(Collected data)
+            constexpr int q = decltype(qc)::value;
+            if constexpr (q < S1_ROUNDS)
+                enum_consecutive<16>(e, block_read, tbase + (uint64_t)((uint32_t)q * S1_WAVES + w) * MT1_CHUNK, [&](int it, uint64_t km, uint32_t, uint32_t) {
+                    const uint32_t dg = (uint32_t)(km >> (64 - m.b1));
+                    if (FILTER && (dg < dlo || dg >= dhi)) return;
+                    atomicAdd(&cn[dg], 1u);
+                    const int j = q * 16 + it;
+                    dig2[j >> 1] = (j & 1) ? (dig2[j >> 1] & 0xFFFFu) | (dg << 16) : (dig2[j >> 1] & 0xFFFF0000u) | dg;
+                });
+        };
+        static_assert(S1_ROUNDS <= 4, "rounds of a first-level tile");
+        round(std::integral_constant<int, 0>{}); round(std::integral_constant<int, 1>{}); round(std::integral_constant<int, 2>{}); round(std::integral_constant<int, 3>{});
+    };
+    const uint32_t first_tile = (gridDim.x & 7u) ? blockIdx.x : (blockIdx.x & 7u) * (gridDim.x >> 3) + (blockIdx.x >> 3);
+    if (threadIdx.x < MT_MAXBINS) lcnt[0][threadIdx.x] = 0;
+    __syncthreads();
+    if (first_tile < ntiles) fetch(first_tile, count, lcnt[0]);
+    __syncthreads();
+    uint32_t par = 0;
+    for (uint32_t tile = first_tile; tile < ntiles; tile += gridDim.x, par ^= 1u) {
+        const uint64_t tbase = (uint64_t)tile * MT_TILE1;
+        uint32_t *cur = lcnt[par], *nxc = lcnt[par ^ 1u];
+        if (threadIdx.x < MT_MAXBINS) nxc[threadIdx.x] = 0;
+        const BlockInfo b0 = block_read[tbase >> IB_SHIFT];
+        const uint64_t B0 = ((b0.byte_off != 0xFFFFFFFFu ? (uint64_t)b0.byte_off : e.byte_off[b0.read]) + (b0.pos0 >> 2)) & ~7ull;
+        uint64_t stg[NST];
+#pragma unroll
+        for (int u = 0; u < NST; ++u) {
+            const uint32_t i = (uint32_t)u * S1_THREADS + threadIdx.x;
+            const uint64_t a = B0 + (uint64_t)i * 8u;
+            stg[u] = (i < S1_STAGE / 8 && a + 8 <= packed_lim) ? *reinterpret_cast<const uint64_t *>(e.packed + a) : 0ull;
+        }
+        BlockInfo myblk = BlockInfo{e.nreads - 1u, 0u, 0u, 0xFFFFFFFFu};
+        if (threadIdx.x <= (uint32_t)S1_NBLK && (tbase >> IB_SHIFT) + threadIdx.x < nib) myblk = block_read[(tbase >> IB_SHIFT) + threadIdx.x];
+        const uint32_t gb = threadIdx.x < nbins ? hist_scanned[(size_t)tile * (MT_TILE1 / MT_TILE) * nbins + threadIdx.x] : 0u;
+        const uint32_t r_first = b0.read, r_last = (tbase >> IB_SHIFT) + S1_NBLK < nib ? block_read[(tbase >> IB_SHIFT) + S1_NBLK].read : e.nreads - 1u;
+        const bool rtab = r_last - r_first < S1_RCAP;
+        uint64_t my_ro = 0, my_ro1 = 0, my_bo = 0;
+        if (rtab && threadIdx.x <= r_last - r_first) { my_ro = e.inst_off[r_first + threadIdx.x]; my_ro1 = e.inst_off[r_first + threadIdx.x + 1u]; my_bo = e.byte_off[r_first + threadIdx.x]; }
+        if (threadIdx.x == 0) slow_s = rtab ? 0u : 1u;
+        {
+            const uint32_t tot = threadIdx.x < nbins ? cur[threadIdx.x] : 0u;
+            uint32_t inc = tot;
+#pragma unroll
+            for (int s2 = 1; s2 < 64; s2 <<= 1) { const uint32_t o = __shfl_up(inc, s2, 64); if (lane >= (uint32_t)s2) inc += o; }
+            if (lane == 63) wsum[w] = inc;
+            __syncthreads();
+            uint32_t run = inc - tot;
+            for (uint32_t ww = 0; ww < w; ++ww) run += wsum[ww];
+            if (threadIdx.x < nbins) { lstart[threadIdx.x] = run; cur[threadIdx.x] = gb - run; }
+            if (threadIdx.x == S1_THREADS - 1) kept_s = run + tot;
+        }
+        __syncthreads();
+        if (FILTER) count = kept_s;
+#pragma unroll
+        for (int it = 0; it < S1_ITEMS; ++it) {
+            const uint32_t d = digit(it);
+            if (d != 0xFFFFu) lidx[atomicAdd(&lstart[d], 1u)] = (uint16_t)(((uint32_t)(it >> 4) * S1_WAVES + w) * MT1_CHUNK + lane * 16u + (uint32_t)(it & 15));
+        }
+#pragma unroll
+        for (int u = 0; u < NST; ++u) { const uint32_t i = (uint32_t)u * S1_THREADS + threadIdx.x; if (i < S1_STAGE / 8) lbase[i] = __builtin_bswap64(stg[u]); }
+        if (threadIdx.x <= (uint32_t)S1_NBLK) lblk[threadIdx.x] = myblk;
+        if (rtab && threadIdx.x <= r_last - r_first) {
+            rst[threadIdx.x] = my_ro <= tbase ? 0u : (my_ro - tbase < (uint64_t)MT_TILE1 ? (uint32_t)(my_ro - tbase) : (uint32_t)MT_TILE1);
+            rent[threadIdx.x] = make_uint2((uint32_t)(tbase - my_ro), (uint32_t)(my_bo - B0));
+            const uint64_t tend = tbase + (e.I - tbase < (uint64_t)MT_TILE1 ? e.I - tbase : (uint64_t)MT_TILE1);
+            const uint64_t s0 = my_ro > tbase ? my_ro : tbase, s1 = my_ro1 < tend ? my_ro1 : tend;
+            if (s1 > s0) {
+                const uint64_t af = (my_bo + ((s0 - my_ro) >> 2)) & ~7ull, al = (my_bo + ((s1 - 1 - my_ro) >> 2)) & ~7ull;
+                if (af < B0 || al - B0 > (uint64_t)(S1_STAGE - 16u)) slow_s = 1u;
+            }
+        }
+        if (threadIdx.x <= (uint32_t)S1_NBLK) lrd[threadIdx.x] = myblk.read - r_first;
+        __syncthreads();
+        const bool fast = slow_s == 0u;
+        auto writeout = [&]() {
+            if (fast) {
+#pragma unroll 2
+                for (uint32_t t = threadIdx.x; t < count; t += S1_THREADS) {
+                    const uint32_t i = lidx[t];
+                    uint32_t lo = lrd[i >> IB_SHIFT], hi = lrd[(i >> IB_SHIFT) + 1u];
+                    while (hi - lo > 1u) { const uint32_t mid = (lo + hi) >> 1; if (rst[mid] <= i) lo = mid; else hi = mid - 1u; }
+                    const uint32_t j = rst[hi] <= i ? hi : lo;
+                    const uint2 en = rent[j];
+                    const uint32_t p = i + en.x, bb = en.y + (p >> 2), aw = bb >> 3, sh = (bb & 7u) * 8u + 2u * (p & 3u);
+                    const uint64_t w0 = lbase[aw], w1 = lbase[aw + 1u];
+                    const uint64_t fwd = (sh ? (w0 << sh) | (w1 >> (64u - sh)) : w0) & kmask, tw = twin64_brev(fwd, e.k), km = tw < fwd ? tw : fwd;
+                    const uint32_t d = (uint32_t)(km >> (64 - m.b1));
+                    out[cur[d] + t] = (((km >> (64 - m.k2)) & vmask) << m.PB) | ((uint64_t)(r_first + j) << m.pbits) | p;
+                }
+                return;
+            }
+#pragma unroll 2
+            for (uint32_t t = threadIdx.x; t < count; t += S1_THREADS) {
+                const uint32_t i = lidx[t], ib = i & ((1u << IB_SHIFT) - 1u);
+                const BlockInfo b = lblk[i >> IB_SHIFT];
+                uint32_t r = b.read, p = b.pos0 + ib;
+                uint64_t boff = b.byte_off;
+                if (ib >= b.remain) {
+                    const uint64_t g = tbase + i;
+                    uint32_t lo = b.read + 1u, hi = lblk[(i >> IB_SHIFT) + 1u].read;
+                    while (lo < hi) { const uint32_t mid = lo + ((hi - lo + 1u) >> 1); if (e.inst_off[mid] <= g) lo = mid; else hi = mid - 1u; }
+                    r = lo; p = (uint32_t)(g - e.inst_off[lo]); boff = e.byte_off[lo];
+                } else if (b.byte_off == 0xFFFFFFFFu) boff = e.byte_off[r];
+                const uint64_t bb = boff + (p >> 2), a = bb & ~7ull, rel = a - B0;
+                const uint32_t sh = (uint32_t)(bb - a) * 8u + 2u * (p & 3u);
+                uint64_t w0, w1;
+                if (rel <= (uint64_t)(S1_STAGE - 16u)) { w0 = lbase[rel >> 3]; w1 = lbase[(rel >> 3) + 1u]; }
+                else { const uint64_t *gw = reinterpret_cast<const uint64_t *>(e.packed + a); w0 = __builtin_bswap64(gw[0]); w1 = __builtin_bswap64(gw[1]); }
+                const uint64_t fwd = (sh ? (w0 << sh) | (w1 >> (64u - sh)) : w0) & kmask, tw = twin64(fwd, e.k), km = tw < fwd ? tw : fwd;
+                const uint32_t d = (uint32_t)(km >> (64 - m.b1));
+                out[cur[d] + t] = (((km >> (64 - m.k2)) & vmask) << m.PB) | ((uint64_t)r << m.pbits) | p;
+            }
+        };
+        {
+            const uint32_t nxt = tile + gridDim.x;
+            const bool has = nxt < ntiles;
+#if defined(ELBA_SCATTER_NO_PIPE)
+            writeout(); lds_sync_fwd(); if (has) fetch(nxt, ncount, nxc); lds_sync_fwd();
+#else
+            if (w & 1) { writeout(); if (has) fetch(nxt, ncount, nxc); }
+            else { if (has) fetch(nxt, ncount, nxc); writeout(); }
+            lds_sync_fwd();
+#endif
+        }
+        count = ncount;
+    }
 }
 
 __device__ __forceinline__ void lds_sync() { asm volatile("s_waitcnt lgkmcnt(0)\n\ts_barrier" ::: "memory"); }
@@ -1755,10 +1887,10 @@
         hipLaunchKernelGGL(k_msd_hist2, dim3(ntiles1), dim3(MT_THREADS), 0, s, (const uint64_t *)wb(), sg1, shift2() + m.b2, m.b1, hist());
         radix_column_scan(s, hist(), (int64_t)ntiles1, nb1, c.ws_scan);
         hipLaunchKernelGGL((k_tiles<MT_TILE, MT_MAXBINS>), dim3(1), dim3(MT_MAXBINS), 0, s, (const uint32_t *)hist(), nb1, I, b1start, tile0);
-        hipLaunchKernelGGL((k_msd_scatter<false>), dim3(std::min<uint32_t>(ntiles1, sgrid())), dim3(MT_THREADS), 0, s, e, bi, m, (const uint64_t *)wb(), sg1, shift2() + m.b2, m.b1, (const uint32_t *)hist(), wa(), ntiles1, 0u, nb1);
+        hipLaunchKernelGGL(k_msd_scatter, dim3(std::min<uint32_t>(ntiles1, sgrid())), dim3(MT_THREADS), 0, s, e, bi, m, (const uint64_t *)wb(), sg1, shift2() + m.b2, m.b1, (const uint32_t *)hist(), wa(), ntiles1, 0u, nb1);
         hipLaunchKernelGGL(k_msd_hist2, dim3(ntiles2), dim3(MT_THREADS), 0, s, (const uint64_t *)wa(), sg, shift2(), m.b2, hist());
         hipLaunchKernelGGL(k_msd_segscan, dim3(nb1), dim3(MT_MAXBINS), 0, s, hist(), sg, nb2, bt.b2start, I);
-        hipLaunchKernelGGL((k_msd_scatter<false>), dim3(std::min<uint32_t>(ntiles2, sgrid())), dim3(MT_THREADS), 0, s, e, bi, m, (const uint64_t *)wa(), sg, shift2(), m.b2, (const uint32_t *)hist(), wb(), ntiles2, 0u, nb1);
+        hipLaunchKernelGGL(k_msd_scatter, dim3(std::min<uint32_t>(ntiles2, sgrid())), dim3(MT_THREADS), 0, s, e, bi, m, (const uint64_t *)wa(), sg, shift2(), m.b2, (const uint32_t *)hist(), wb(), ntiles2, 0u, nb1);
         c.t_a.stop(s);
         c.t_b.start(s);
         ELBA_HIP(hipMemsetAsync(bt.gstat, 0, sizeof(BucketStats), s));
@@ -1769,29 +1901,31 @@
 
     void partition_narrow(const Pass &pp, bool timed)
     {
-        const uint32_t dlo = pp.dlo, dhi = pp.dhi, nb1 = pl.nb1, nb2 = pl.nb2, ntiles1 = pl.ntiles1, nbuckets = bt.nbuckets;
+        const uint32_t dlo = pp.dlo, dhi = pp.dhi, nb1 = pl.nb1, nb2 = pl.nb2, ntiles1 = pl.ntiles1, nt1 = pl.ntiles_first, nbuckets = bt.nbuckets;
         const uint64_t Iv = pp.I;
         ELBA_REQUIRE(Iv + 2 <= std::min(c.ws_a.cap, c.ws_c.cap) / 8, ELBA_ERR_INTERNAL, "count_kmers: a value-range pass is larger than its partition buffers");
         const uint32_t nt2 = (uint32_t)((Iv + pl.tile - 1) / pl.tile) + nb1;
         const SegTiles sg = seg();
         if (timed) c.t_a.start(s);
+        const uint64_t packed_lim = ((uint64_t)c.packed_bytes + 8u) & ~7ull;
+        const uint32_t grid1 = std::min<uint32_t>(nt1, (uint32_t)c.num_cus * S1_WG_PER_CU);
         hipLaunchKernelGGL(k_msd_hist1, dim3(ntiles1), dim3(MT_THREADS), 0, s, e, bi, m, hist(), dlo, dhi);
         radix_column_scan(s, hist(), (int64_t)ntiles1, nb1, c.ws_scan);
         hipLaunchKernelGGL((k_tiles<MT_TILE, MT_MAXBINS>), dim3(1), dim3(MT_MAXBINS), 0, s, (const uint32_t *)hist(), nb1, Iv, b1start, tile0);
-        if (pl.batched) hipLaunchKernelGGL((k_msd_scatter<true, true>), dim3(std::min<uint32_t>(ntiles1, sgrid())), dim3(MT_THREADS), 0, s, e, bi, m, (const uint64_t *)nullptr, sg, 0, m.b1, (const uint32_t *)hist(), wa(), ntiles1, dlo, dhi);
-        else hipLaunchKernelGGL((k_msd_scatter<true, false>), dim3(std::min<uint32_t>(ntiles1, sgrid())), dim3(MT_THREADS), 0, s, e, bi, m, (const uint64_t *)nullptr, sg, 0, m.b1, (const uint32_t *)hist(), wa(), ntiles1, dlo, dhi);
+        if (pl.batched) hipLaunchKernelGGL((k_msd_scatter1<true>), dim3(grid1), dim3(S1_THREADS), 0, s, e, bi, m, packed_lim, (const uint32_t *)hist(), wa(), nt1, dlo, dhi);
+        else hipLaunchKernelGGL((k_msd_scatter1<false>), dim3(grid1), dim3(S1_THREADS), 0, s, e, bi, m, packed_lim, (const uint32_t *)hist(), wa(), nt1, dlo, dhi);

**ASSIGNMENT:** In the preceding records, how many lines include the word "lcnt"? Reply with the number only.

**SOLUTION:** 3